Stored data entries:
struct SphereMirror { const float4* sph; const float* invr; const float4* mat; const uint32_t* kind; uint32_t n_blocks; };
template <bool LIST = false>
__device__ __forceinline__ void refill_from_traced_stock(const TraceArgs& A, const SphereMirror& S, uint32_t lane, bool& alive, Path& P, TracedStock& Q,
                                                         uint32_t& chunk_next, uint32_t& chunk_end, bool& exhausted, unsigned long long& casts,
                                                         unsigned long long& exact, unsigned long long& ph_restock) {
    const unsigned long long need = __ballot(!alive);
    if (need == 0ull) return;
    const uint32_t n_need = (uint32_t)__popcll(need), rank = prefix_count(need);
    uint32_t served = 0;
    for (;;) {
        const uint32_t k = min(Q.n, n_need - served);
        if (k != 0) {
            const bool take = !alive && rank >= served && rank < served + k;
            stock_pop(Q, Q.n - 1u - (rank - served), take, P, alive);
            Q.n -= k;
            served += k;
        }
        if (served == n_need || exhausted) return;
        if (chunk_next == chunk_end) {
            uint32_t b = 0;
            if (lane == 0) b = atomicAdd(A.work_counter, kWorkChunk);
            b = __builtin_amdgcn_readfirstlane(b);
            if (b >= A.total) { exhausted = true; return; }
            chunk_next = b;
            chunk_end = min(b + kWorkChunk, A.total);
        }
#ifdef RT3_PROFILE_PHASES
        const unsigned long long ph_t0 = clock64();
#endif
        const uint32_t n_new = min(64u, chunk_end - chunk_next);
        const uint32_t item = min(chunk_next + lane, chunk_end - 1u);
        bool live = lane < n_new;
        Path T;
        start_path<false, LIST>(A, item, T);
        chunk_next += n_new;
        uint32_t word = 0, listed = 0xFFFFFFFFu;
        if (A.prim_masks != nullptr) {
            const uint32_t grp = (item - fdiv(item, A.div_npix) * A.npix) >> 6;
            unsigned long long rest = __ballot(live);
            while (rest != 0ull) {
                const uint32_t g = (uint32_t)__builtin_amdgcn_readlane((int)grp, (int)(__ffsll((long long)rest) - 1));
                if (lane < S.n_blocks) word |= A.prim_masks[(size_t)g * S.n_blocks + lane];
                rest &= ~__ballot(grp == g);
            }
            listed = 0;
            for (uint32_t b = 0; b < S.n_blocks; b++) listed += (uint32_t)__popc((uint32_t)__builtin_amdgcn_readlane((int)word, (int)b));
        }
        if (listed <= A.prim_list_max) {
            casts += n_new;
            unsigned long long key = direct_tests(A, T.ox, T.oy, T.oz, T.dx, T.dy, T.dz, [&](uint32_t j) { return S.sph[j]; });
            for (uint32_t b = 0; b < S.n_blocks; b++) {
                uint32_t m = (uint32_t)__builtin_amdgcn_readlane((int)word, (int)b);
                while (m != 0u) {
                    const uint32_t j = b * 32u + ((uint32_t)__ffs((int)m) - 1u);
                    m &= m - 1u;
                    float t;
                    if (sphere_root(S.sph[j], T.ox, T.oy, T.oz, T.dx, T.dy, T.dz, A.t_min, t) && t < __builtin_inff()) {
                        const unsigned long long kk = hit_key(t, 1u, j);
                        key = kk < key ? kk : key;
                    }
                    exact += n_new;
                }
            }
            uint32_t kind, ibest;
            float tbest;
            key_decode(key, kind, ibest, tbest);
            shade_lane<false, true>(A, T, live, kind, ibest, tbest, S.sph, S.invr, S.mat, S.kind);
            const unsigned long long surv = __ballot(live);
            const uint32_t n = (uint32_t)__popcll(surv), before = prefix_count(surv);
            const int to = (int)((live ? before : n + (lane - before)) * 4u);
            auto send = [&](uint32_t v) { return (uint32_t)__builtin_amdgcn_ds_permute(to, (int)v); };
            auto sendf = [&](float v) { return __uint_as_float(send(__float_as_uint(v))); };
            Q.ox = sendf(T.ox); Q.oy = sendf(T.oy); Q.oz = sendf(T.oz); Q.dx = sendf(T.dx); Q.dy = sendf(T.dy); Q.dz = sendf(T.dz);
            Q.tr = sendf(T.tr); Q.tg = sendf(T.tg); Q.tb = sendf(T.tb);
            Q.slot = send(T.slot); Q.base = send(T.base); Q.depth = send(T.depth);
            Q.n = n;
        } else {
            Q.ox = T.ox; Q.oy = T.oy; Q.oz = T.oz; Q.dx = T.dx; Q.dy = T.dy; Q.dz = T.dz; Q.slot = T.slot; Q.base = T.base;
            Q.tr = Q.tg = Q.tb = 1.0f; Q.depth = 0;
            Q.n = n_new;
        }
#ifdef RT3_PROFILE_PHASES
        ph_restock += clock64() - ph_t0;
#endif
    }
}
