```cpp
struct Igemm2Fuse {
    const float *mask = nullptr;
    int mask_cs = 0, mask_c0 = 0, mask_from = 0;
    int mask_to = 1 << 30;
    float *osumA = nullptr, *osumB = nullptr;
    int split = 0;
    int store_from = 0;
    int mask_split = 0;
    long long mask_delta = 0;
    const unsigned char *mask_bits = nullptr;
    unsigned char *sign_out = nullptr;
    const unsigned *in_bits = nullptr;
    const float *in_vec = nullptr;
    float in_vec_amax = 0.f;
    const unsigned *in_vec16 = nullptr;
    unsigned *out_amax = nullptr;
    int amax_from = 0;
    const unsigned *in_amax = nullptr, *in_amax2 = nullptr;
    float in_bound = 0.f;
    const float *fc_W = nullptr;
    long long fc_F = 0;
    float *fc_part = nullptr;
    unsigned *fc_bits = nullptr;
    unsigned *flip_cnt = nullptr, *flip_list = nullptr;
    int flip_cap = 0;
    float flip_l1 = 0.f;
    bool flip_bias_nonzero = false;
};

extern unsigned long long *g_igemm2_dbg;
constexpr int ALQ_NKNOBS = 9;
extern int g_dbg_knobs[ALQ_NKNOBS];
extern int g_dcp_last_form;
extern int g_no_f16x2;
extern int g_no_fixed;
extern int g_no_xcd_order;
int igemm2_build_plan(const IgemmPlan &p1, Igemm2Plan *p2);
void igemm2_pack_weights(Igemm2Plan *p2, const std::vector<float> &Bmat);
int igemm2_launch(alq_ctx *ctx, const Igemm2Plan &plan, const View &in, const View &out, const float *bias,
                  int relu, int accumulate, int N, int prof_cls, const Igemm2Fuse *fuse);

struct Igemm3Plan {
    bool ok = false;
    bool wres = false;
    int NTW = 1;
    int wgs_per_cu = 1;
    size_t lds_bytes = 0;
    std::vector<unsigned short> h_W;
    void *d_W = nullptr;
    std::vector<unsigned short> h_W16;
    void *d_W16 = nullptr;
    int w16_exp = 0;
};
int igemm3_build_plan(const Igemm2Plan &p2, Igemm3Plan *p3);
void igemm3_pack_weights(const Igemm2Plan &p2, Igemm3Plan *p3, const std::vector<float> &Bmat);
void igemm3_pack_weights_f16(const Igemm2Plan &p2, Igemm3Plan *p3, const std::vector<float> &Bmat);
int igemm3_launch(alq_ctx *ctx, const Igemm2Plan &p2, const Igemm3Plan &plan, const View &in, const View &out,
                  const float *bias, int relu, int accumulate, int N, int prof_cls, const Igemm2Fuse *fuse);

struct Igemm4Args {
    const float *in;
    float *out;
    const void *W;
    const float *bias;
// ... 103 lines not shown
void c3d_bwd_pack(C3dPlan *plan, const std::vector<float> &Bmat_fwd );
void c3d_presplit_vec(const float *v, long long F, int e, std::vector<unsigned short> *out);
int c3d_bwd_launch(alq_ctx *ctx, const C3dPlan &plan, int N, const unsigned char *bits, const void *vec16, int e_in, const unsigned char *maskA,
                   float *dB, float *sumA, float *sumB, int rows_per_wave = 8);

struct T3dPlan {
    bool ok = false;
    int kind = 0;
    int w_exp = 0;
    double flops_per_patch = 0;
    std::vector<unsigned short> h_W;
    void *d_W = nullptr;
};
int t3d_build(const View &in, const View &out, const int k[3], const int lo[3], const int s[3], T3dPlan *fwd, T3dPlan *bwd);
void t3d_fwd_pack(T3dPlan *plan, const float *W );
void t3d_bwd_pack(T3dPlan *plan, const float *W);
void t3d8_fwd_pack(T3dPlan *plan, const float *W );
void t3d8_bwd_pack(T3dPlan *plan, const float *W );
int t3d8_bwd_launch(alq_ctx *ctx, const T3dPlan &plan, const View &dout, const View &din, int N, float in_bound, const unsigned char *mask_bits, float *dsum);
int t3d_fwd_launch(alq_ctx *ctx, const T3dPlan &plan, const View &in, const View &out, const float *bias, int N, float *osum, unsigned *out_amax);
int t3d_bwd_launch(alq_ctx *ctx, const T3dPlan &plan, const View &dout, const View &din, int N, float in_bound, const unsigned char *mask_bits,
                   float *dsum);

struct E3dPlan {
    bool ok = false;
    int w_exp = 0;
    double flops_per_patch = 0;
    std::vector<unsigned short> h_Whi, h_Wlo;
    void *d_Whi = nullptr, *d_Wlo = nullptr;
};
int e3d_build(const View &in, const View &out, const int k[3], const int lo[3], const int s[3], E3dPlan *plan);
void e3d_pack(E3dPlan *plan, const float *W );
int e3d_bwd_launch(alq_ctx *ctx, const E3dPlan &plan, int N, const float *skip, const float *dpool, const unsigned char *am2, const unsigned char *sg2,
                   const unsigned char *am1, const unsigned char *sg1, float *dsum2, float *dsum1, float in_bound);

struct D3dPlan {
    bool ok = false;
    int w_exp = 0;
    double flops_per_patch = 0;
    std::vector<unsigned short> h_Whi, h_Wlo;
    void *d_Whi = nullptr, *d_Wlo = nullptr;
    std::vector<unsigned short> h_Bhi, h_Blo;
    void *d_Bhi = nullptr, *d_Blo = nullptr;
};
void d3d_bwd_pack(D3dPlan *plan, const float *W);
int d3d_bwd_launch(alq_ctx *ctx, const D3dPlan &plan, int N, const float *dout, float in_bound, float *dinA, float *dinB, float *sumB);
int d3d_build(const View &in, const View &out, const int k[3], const int lo[3], const int s[3], D3dPlan *plan);
void d3d_pack(D3dPlan *plan, const float *W );
int d3d_fwd_launch(alq_ctx *ctx, const D3dPlan &plan, int N, const float *inA, const float *inB, const unsigned *amaxA, const unsigned *amaxB,
                   const float *bias, int relu, float *out, unsigned char *sg, float *osum);

struct F3dPlan {
    bool ok = false;
    int w_exp = 0;
    double flops_per_patch = 0;
    std::vector<unsigned short> h_Whi, h_Wlo;
    void *d_Whi = nullptr, *d_Wlo = nullptr;
};
int f3d_build(const View &in, const View &out, const int k[3], const int lo[3], const int s[3], F3dPlan *plan);
void f3d_pack(F3dPlan *plan, const float *W );
int f3d_fwd_launch(alq_ctx *ctx, const F3dPlan &plan, int N, const float *in, const unsigned *amax, const float *bias, float *out, unsigned char *sg,
                   float *osum, float *pout, unsigned char *parg, float *posum);

struct DirectArgs {
    const float *in;
    float *out;
    const float *W;
// ... 199 lines not shown
```

### nn-active-learning_amd/csrc/e3d.hip

```cpp
#include "alq_internal.h"

#include <algorithm>
#include <cmath>
#include <cstdlib>
#include <cstring>
#include <vector>

namespace alq {

typedef float f32x4 __attribute__((ext_vector_type(4)));
typedef float f32x2 __attribute__((ext_vector_type(2)));
typedef int i32x4 __attribute__((ext_vector_type(4)));
typedef int i32x2 __attribute__((ext_vector_type(2)));
typedef _Float16 f16x8 __attribute__((ext_vector_type(8)));
typedef _Float16 f16x2 __attribute__((ext_vector_type(2)));

struct E3Args {
    const float *skip;
    const float *dpool;
    const unsigned char *am2;
    const unsigned char *sg2;
    const unsigned short *Whi;
    const unsigned short *Wlo;
    const unsigned char *am1;
// ... 192 lines not shown
                        const f16x8 wlo = *reinterpret_cast<const f16x8 *>(wl + ((dz * 3 + dy) * 2 + s) * 1024);
                        const f16x8 whi = wh[dz * 3 + dy][s];
                        cl = __builtin_amdgcn_mfma_f32_16x16x32_f16(wlo, xh, cl, 0, 0, 0);
                        cl = __builtin_amdgcn_mfma_f32_16x16x32_f16(whi, xl, cl, 0, 0, 0);
                        c = __builtin_amdgcn_mfma_f32_16x16x32_f16(whi, xh, c, 0, 0, 0);
                    }
                }
            }
            const float r0 = __builtin_fmaf(cl.x, 0x1p-11f, c.x) * a.inv, r1 = __builtin_fmaf(cl.y, 0x1p-11f, c.y) * a.inv;
            const float r2 = __builtin_fmaf(cl.z, 0x1p-11f, c.z) * a.inv, r3 = __builtin_fmaf(cl.w, 0x1p-11f, c.w) * a.inv;
            unsigned m0 = (unsigned)__builtin_amdgcn_sbfe((int)sg1b, 0, 1), m1 = (unsigned)__builtin_amdgcn_sbfe((int)sg1b, 1, 1);
            unsigned m2 = (unsigned)__builtin_amdgcn_sbfe((int)sg1b, 2, 1), m3 = (unsigned)__builtin_amdgcn_sbfe((int)sg1b, 3, 1);
            asm("" : "+v"(m0), "+v"(m1), "+v"(m2), "+v"(m3));
            const float v0 = __builtin_bit_cast(float, __builtin_bit_cast(unsigned, r0) & m0), v1 = __builtin_bit_cast(float, __builtin_bit_cast(unsigned, r1) & m1);
            const float v2 = __builtin_bit_cast(float, __builtin_bit_cast(unsigned, r2) & m2), v3 = __builtin_bit_cast(float, __builtin_bit_cast(unsigned, r3) & m3);
            float sw[8];
#pragma unroll
            for (int w = 0; w < 8; ++w)
                sw[w] = ((((am1w & 255u) == (unsigned)w) ? v0 : 0.f) + ((((am1w >> 8) & 255u) == (unsigned)w) ? v1 : 0.f)) +
                        (((((am1w >> 16) & 255u) == (unsigned)w) ? v2 : 0.f) + (((am1w >> 24) == (unsigned)w) ? v3 : 0.f));
            f32x4 mine;
            {
                const float g0 = __shfl_xor(hi ? sw[0] : sw[4], 16, 64), g1 = __shfl_xor(hi ? sw[1] : sw[5], 16, 64);
                const float g2 = __shfl_xor(hi ? sw[2] : sw[6], 16, 64), g3 = __shfl_xor(hi ? sw[3] : sw[7], 16, 64);
                mine = f32x4{(hi ? sw[4] : sw[0]) + g0, (hi ? sw[5] : sw[1]) + g1, (hi ? sw[6] : sw[2]) + g2, (hi ? sw[7] : sw[3]) + g3};
            }
            const f32x2 n0 = f32x2{old0.x + mine.x, old0.y + mine.y}, n1 = f32x2{old1.x + mine.z, old1.y + mine.w};
            __builtin_amdgcn_raw_buffer_store_b64(__builtin_bit_cast(i32x2, n0), d1_rsrc, (int)(tv ? e_d1 : E3_OOB), (int)d1row, 0);
            __builtin_amdgcn_raw_buffer_store_b64(__builtin_bit_cast(i32x2, n1), d1_rsrc, (int)(tv ? e_d1 + 128u : E3_OOB), (int)d1row, 0);
        }
    }
}

int e3d_build(const View &in, const View &out, const int k[3], const int lo[3], const int s[3], E3dPlan *plan) {
    plan->ok = false;
    if (getenv("ALQ_NO_E3D")) return ALQ_OK;
    if (!(k[0] == 3 && k[1] == 3 && k[2] == 3 && s[0] == 1 && s[1] == 1 && s[2] == 1 && lo[0] == 1 && lo[1] == 1 && lo[2] == 1)) return ALQ_OK;
    if (!(in.D == 16 && in.H == 16 && in.W == 16 && out.D == 16 && out.H == 16 && out.W == 16 && in.C == 8 && out.C == 16 && in.split == 0 && out.split == 0)) return ALQ_OK;
    plan->flops_per_patch = 2.0 * 27 * 8 * 16 * 4096.0;
    plan->ok = true;
    return ALQ_OK;
}
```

** WHAT THIS TASK INVOLVES **
Copy out the data above word for word, starting at its first line and ending with the line that contains "uint32_t& chunk_next, uint32_t&".

** RESULT OF THIS EXERCISE **
struct SphereMirror { const float4* sph; const float* invr; const float4* mat; const uint32_t* kind; uint32_t n_blocks; };
template <bool LIST = false>
__device__ __forceinline__ void refill_from_traced_stock(const TraceArgs& A, const SphereMirror& S, uint32_t lane, bool& alive, Path& P, TracedStock& Q,
                                                         uint32_t& chunk_next, uint32_t& chunk_end, bool& exhausted, unsigned long long& casts,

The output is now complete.